(Dataset entries)
--------
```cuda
int ktb_map_identity_u8(int dev, const void* src, void* dst, size_t nbytes, uintptr_t stream) {
  return ktb_map(dev, KTB_OP_IDENTITY, KTB_U8, src, dst, nbytes, 1.0, 0.0, KTB_VARIANT_AUTO, stream);
}
int ktb_map_scale_f32(int dev, const float* src, float* dst, size_t n, float alpha, uintptr_t stream) {
  return ktb_map(dev, KTB_OP_SCALE, KTB_F32, src, dst, n, alpha, 0.0, KTB_VARIANT_AUTO, stream);
}
int ktb_map_affine_f32(int dev, const float* src, float* dst, size_t n, float alpha, float beta,
                       uintptr_t stream) {
  return ktb_map(dev, KTB_OP_AFFINE, KTB_F32, src, dst, n, alpha, beta, KTB_VARIANT_AUTO, stream);
}
int ktb_map_scale_bf16(int dev, const void* src, void* dst, size_t n, float alpha, uintptr_t stream) {
  return ktb_map(dev, KTB_OP_SCALE, KTB_BF16, src, dst, n, alpha, 0.0, KTB_VARIANT_AUTO, stream);
}
int ktb_map_affine_bf16(int dev, const void* src, void* dst, size_t n, float alpha, float beta,
                        uintptr_t stream) {
  return ktb_map(dev, KTB_OP_AFFINE, KTB_BF16, src, dst, n, alpha, beta, KTB_VARIANT_AUTO, stream);
}

}
```

### kubetorch_b200/csrc/ktb_mlp.cu

```cuda
#include "ktb_common.cuh"

#include <cuda.h>
#include <algorithm>
#include <atomic>
#include <mutex>

namespace ktb {

constexpr int kMlpBlockM = 128;
constexpr int kMlpBlockK = 64;
constexpr int kMlpWgmmaK = 16;
constexpr int kMlpStages = 4;
constexpr int kMlpConsumers = 256;
constexpr int kMlpThreads = kMlpConsumers + 32;
int g_mlp_chunk_rows = 16896;

__device__ __forceinline__ void tma_load_2d(void* smem_dst, const CUtensorMap* map, int c0, int c1, uint64_t* bar) {
  asm volatile(
      "cp.async.bulk.tensor.2d.shared::cluster.global.mbarrier::complete_tx::bytes [%0], [%1, {%3, %4}], [%2];" ::
          "r"(smem_u32(smem_dst)),
      "l"(map), "r"(smem_u32(bar)), "r"(c0), "r"(c1)
      : "memory");
}
__device__ __forceinline__ void prefetch_tensormap(const CUtensorMap* map) {
  asm volatile("prefetch.tensormap [%0];" ::"l"(map) : "memory");
}
__device__ __forceinline__ void mbar_arrive(uint64_t* bar) {
  asm volatile("mbarrier.arrive.shared::cta.b64 _, [%0];" ::"r"(smem_u32(bar)) : "memory");
}
__device__ __forceinline__ void wgmma_fence() { asm volatile("wgmma.fence.sync.aligned;" ::: "memory"); }
__device__ __forceinline__ void wgmma_commit() { asm volatile("wgmma.commit_group.sync.aligned;" ::: "memory"); }
__device__ __forceinline__ void wgmma_wait_all() { asm volatile("wgmma.wait_group.sync.aligned 0;" ::: "memory"); }

__device__ __forceinline__ uint64_t make_smem_desc_sw128(const void* smem_tile) {
  const uint32_t addr = smem_u32(smem_tile);
  uint64_t d = 0;
  d |= (uint64_t)((addr & 0x3FFFFu) >> 4);
  d |= (uint64_t)1 << 16;
  d |= (uint64_t)(1024u >> 4) << 32;
  d |= (uint64_t)1 << 62;
  return d;
}

template <int N>
struct Wgmma;
template <>
struct Wgmma<256> {
  __device__ __forceinline__ static void mma(float (&d)[128], uint64_t adesc, uint64_t bdesc, uint32_t scale_d) {
    asm volatile(
        "{\n"
        ".reg .pred p;\n"
        "setp.ne.b32 p, %130, 0;\n"
        "wgmma.mma_async.sync.aligned.m64n256k16.f32.bf16.bf16 "
        "{%0,%1,%2,%3,%4,%5,%6,%7,%8,%9,%10,%11,%12,%13,%14,%15,%16,%17,%18,%19,%20,%21,%22,%23,%24,%25,%26,%27,%28,%29,%30,%31,%32,%33,%34,%35,%36,%37,%38,%39,%40,%41,%42,%43,%44,%45,%46,%47,%48,%49,%50,%51,%52,%53,%54,%55,%56,%57,%58,%59,%60,%61,%62,%63,%64,%65,%66,%67,%68,%69,%70,%71,%72,%73,%74,%75,%76,%77,%78,%79,%80,%81,%82,%83,%84,%85,%86,%87,%88,%89,%90,%91,%92,%93,%94,%95,%96,%97,%98,%99,%100,%101,%102,%103,%104,%105,%106,%107,%108,%109,%110,%111,%112,%113,%114,%115,%116,%117,%118,%119,%120,%121,%122,%123,%124,%125,%126,%127}, "
        "%128, %129, p, 1, 1, 0, 0;\n"
        "}\n"
        : "+f"(d[0]), "+f"(d[1]), "+f"(d[2]), "+f"(d[3]), "+f"(d[4]), "+f"(d[5]), "+f"(d[6]), "+f"(d[7]), "+f"(d[8]), "+f"(d[9]), "+f"(d[10]), "+f"(d[11]), "+f"(d[12]), "+f"(d[13]), "+f"(d[14]), "+f"(d[15]), "+f"(d[16]), "+f"(d[17]), "+f"(d[18]), "+f"(d[19]), "+f"(d[20]), "+f"(d[21]), "+f"(d[22]), "+f"(d[23]), "+f"(d[24]), "+f"(d[25]), "+f"(d[26]), "+f"(d[27]), "+f"(d[28]), "+f"(d[29]), "+f"(d[30]), "+f"(d[31]), "+f"(d[32]), "+f"(d[33]), "+f"(d[34]), "+f"(d[35]), "+f"(d[36]), "+f"(d[37]), "+f"(d[38]), "+f"(d[39]), "+f"(d[40]), "+f"(d[41]), "+f"(d[42]), "+f"(d[43]), "+f"(d[44]), "+f"(d[45]), "+f"(d[46]), "+f"(d[47]), "+f"(d[48]), "+f"(d[49]), "+f"(d[50]), "+f"(d[51]), "+f"(d[52]), "+f"(d[53]), "+f"(d[54]), "+f"(d[55]), "+f"(d[56]), "+f"(d[57]), "+f"(d[58]), "+f"(d[59]), "+f"(d[60]), "+f"(d[61]), "+f"(d[62]), "+f"(d[63]), "+f"(d[64]), "+f"(d[65]), "+f"(d[66]), "+f"(d[67]), "+f"(d[68]), "+f"(d[69]), "+f"(d[70]), "+f"(d[71]), "+f"(d[72]), "+f"(d[73]), "+f"(d[74]), "+f"(d[75]), "+f"(d[76]), "+f"(d[77]), "+f"(d[78]), "+f"(d[79]), "+f"(d[80]), "+f"(d[81]), "+f"(d[82]), "+f"(d[83]), "+f"(d[84]), "+f"(d[85]), "+f"(d[86]), "+f"(d[87]), "+f"(d[88]), "+f"(d[89]), "+f"(d[90]), "+f"(d[91]), "+f"(d[92]), "+f"(d[93]), "+f"(d[94]), "+f"(d[95]), "+f"(d[96]), "+f"(d[97]), "+f"(d[98]), "+f"(d[99]), "+f"(d[100]), "+f"(d[101]), "+f"(d[102]), "+f"(d[103]), "+f"(d[104]), "+f"(d[105]), "+f"(d[106]), "+f"(d[107]), "+f"(d[108]), "+f"(d[109]), "+f"(d[110]), "+f"(d[111]), "+f"(d[112]), "+f"(d[113]), "+f"(d[114]), "+f"(d[115]), "+f"(d[116]), "+f"(d[117]), "+f"(d[118]), "+f"(d[119]), "+f"(d[120]), "+f"(d[121]), "+f"(d[122]), "+f"(d[123]), "+f"(d[124]), "+f"(d[125]), "+f"(d[126]), "+f"(d[127])
        : "l"(adesc), "l"(bdesc), "r"(scale_d));
  }
};

template <>
struct Wgmma<64> {
  __device__ __forceinline__ static void mma(float (&d)[32], uint64_t adesc, uint64_t bdesc, uint32_t scale_d) {
    asm volatile(
        "{\n"
        ".reg .pred p;\n"
        "setp.ne.b32 p, %34, 0;\n"
        "wgmma.mma_async.sync.aligned.m64n64k16.f32.bf16.bf16 "
        "{%0,%1,%2,%3,%4,%5,%6,%7,%8,%9,%10,%11,%12,%13,%14,%15,%16,%17,%18,%19,%20,%21,%22,%23,%24,%25,%26,%27,%28,%29,%30,%31}, "
        "%32, %33, p, 1, 1, 0, 0;\n"
        "}\n"
        : "+f"(d[0]), "+f"(d[1]), "+f"(d[2]), "+f"(d[3]), "+f"(d[4]), "+f"(d[5]), "+f"(d[6]), "+f"(d[7]), "+f"(d[8]), "+f"(d[9]), "+f"(d[10]), "+f"(d[11]), "+f"(d[12]), "+f"(d[13]), "+f"(d[14]), "+f"(d[15]), "+f"(d[16]), "+f"(d[17]), "+f"(d[18]), "+f"(d[19]), "+f"(d[20]), "+f"(d[21]), "+f"(d[22]), "+f"(d[23]), "+f"(d[24]), "+f"(d[25]), "+f"(d[26]), "+f"(d[27]), "+f"(d[28]), "+f"(d[29]), "+f"(d[30]), "+f"(d[31])
        : "l"(adesc), "l"(bdesc), "r"(scale_d));
  }
};
template <int BLOCK_N, int STAGES>
struct MlpSmem {
  static constexpr int kABytes = kMlpBlockM * kMlpBlockK * 2;
  static constexpr int kBBytes = BLOCK_N * kMlpBlockK * 2;
  static constexpr int kStageBytes = kABytes + kBBytes;
  static constexpr int kBarrierOff = STAGES * kStageBytes;
  static constexpr int kTotal = kBarrierOff + 2 * STAGES * 8 + 1024 ;
};

template <int BLOCK_N, int STAGES, bool RELU>
__global__ void __launch_bounds__(kMlpThreads, 1)
    gemm_bf16_tn_wgmma_kernel(const __grid_constant__ CUtensorMap map_a, const __grid_constant__ CUtensorMap map_b,
                              __nv_bfloat16* __restrict__ C, int ldc, int K) {
  using S = MlpSmem<BLOCK_N, STAGES>;
  extern __shared__ uint8_t smem_raw[];
  uint8_t* smem = reinterpret_cast<uint8_t*>((reinterpret_cast<uintptr_t>(smem_raw) + 1023) & ~(uintptr_t)1023);
  uint64_t* full = reinterpret_cast<uint64_t*>(smem + S::kBarrierOff);
  uint64_t* empty = full + STAGES;

  const int warp = threadIdx.x >> 5;
  const int lane = threadIdx.x & 31;
  const int n0 = blockIdx.x * BLOCK_N;
  const int m0 = blockIdx.y * kMlpBlockM;
  const int num_kb = K / kMlpBlockK;

  if (threadIdx.x == 0) {
#pragma unroll
    for (int s = 0; s < STAGES; ++s) {
      mbar_init(&full[s], 1);
      mbar_init(&empty[s], kMlpConsumers);
    }
    fence_barrier_init();
  }
  __syncthreads();

  if (warp == kMlpConsumers / 32) {
    if (lane == 0) {
      prefetch_tensormap(&map_a);
      prefetch_tensormap(&map_b);
      for (int kb = 0; kb < num_kb; ++kb) {
        const int s = kb % STAGES;
        mbar_wait(&empty[s], ((kb / STAGES) & 1) ^ 1);
        uint8_t* a_dst = smem + (size_t)s * S::kStageBytes;
        mbar_expect_tx(&full[s], S::kStageBytes);
        tma_load_2d(a_dst, &map_a, kb * kMlpBlockK, m0, &full[s]);
        tma_load_2d(a_dst + S::kABytes, &map_b, kb * kMlpBlockK, n0, &full[s]);
      }
    }
    return;
  }

  const int wg = warp >> 2;
  float acc[BLOCK_N / 2];
#pragma unroll
  for (int i = 0; i < BLOCK_N / 2; ++i) acc[i] = 0.f;
  for (int kb = 0; kb < num_kb; ++kb) {
    const int s = kb % STAGES;
    mbar_wait(&full[s], (kb / STAGES) & 1);
    const uint8_t* a_src = smem + (size_t)s * S::kStageBytes + wg * 64 * 128;
    const uint64_t adesc = make_smem_desc_sw128(a_src);
    const uint64_t bdesc = make_smem_desc_sw128(smem + (size_t)s * S::kStageBytes + S::kABytes);
    wgmma_fence();
#pragma unroll
    for (int k = 0; k < kMlpBlockK / kMlpWgmmaK; ++k) {
      Wgmma<BLOCK_N>::mma(acc, adesc + (uint64_t)(2 * k), bdesc + (uint64_t)(2 * k), (uint32_t)((kb | k) != 0));
    }
    wgmma_commit();
    wgmma_wait_all();
    mbar_arrive(&empty[s]);
  }

  const int row = m0 + wg * 64 + (warp & 3) * 16 + (lane >> 2);
  __nv_bfloat16* c0 = C + (size_t)row * ldc + n0 + 2 * (lane & 3);
  __nv_bfloat16* c1 = c0 + (size_t)8 * ldc;
#pragma unroll
  for (int j = 0; j < BLOCK_N / 8; ++j) {
    float v[4] = {acc[4 * j], acc[4 * j + 1], acc[4 * j + 2], acc[4 * j + 3]};
    if (RELU) {
#pragma unroll
      for (int q = 0; q < 4; ++q) v[q] = fmaxf(v[q], 0.f);
    }
    *reinterpret_cast<__nv_bfloat162*>(c0 + 8 * j) = __floats2bfloat162_rn(v[0], v[1]);
    *reinterpret_cast<__nv_bfloat162*>(c1 + 8 * j) = __floats2bfloat162_rn(v[2], v[3]);
  }
}

typedef CUresult (*PFN_tensorMapEncodeTiled)(CUtensorMap*, CUtensorMapDataType, cuuint32_t, void*, const cuuint64_t*,
                                             const cuuint64_t*, const cuuint32_t*, const cuuint32_t*,
                                             CUtensorMapInterleave, CUtensorMapSwizzle, CUtensorMapL2promotion,
                                             CUtensorMapFloatOOBfill);
static PFN_tensorMapEncodeTiled g_encode = nullptr;
static std::once_flag g_encode_once;

static int get_encoder() {
  std::call_once(g_encode_once, [] {
    void* fn = nullptr;
    cudaDriverEntryPointQueryResult qres;
    if (cudaGetDriverEntryPoint("cuTensorMapEncodeTiled", &fn, cudaEnableDefault, &qres) == cudaSuccess &&
        qres == cudaDriverEntryPointSuccess)
      g_encode = reinterpret_cast<PFN_tensorMapEncodeTiled>(fn);
  });
  KTB_REQUIRE(g_encode != nullptr, KTB_ERR_CUDA, "cuTensorMapEncodeTiled is not available from the driver");
  return KTB_OK;
}

static int encode_map(CUtensorMap* map, const void* base, uint64_t rows, uint64_t cols, uint32_t box_rows);

static int make_map(CUtensorMap* map, const void* base, uint64_t rows, uint64_t cols, uint32_t box_rows) {
  struct Key {
    const void* base;
    uint64_t rows, cols;
    uint32_t box;
    bool operator==(const Key& o) const { return base == o.base && rows == o.rows && cols == o.cols && box == o.box; }
  };
  struct Slot {
    Key key;
    CUtensorMap map;
    bool used = false;
  };
  constexpr int kSlots = 64;
  thread_local Slot cache[kSlots];
  const Key k{base, rows, cols, box_rows};
  const size_t h = ((uintptr_t)base >> 8) * 0x9E3779B97F4A7C15ull + rows * 31 + cols * 7 + box_rows;
  Slot& s = cache[h % kSlots];
  if (s.used && s.key == k) {
    *map = s.map;
    return KTB_OK;
  }
  int rc = encode_map(map, base, rows, cols, box_rows);
  if (rc) return rc;
  s.key = k;
  s.map = *map;
  s.used = true;
  return KTB_OK;
}
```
--------
**Exercise aim**
All lines above holding the word "cols" make up the answer; copy each one.

**Written reply**
static int encode_map(CUtensorMap* map, const void* base, uint64_t rows, uint64_t cols, uint32_t box_rows);
static int make_map(CUtensorMap* map, const void* base, uint64_t rows, uint64_t cols, uint32_t box_rows) {
    uint64_t rows, cols;
    bool operator==(const Key& o) const { return base == o.base && rows == o.rows && cols == o.cols && box == o.box; }
  const Key k{base, rows, cols, box_rows};
  const size_t h = ((uintptr_t)base >> 8) * 0x9E3779B97F4A7C15ull + rows * 31 + cols * 7 + box_rows;
  int rc = encode_map(map, base, rows, cols, box_rows);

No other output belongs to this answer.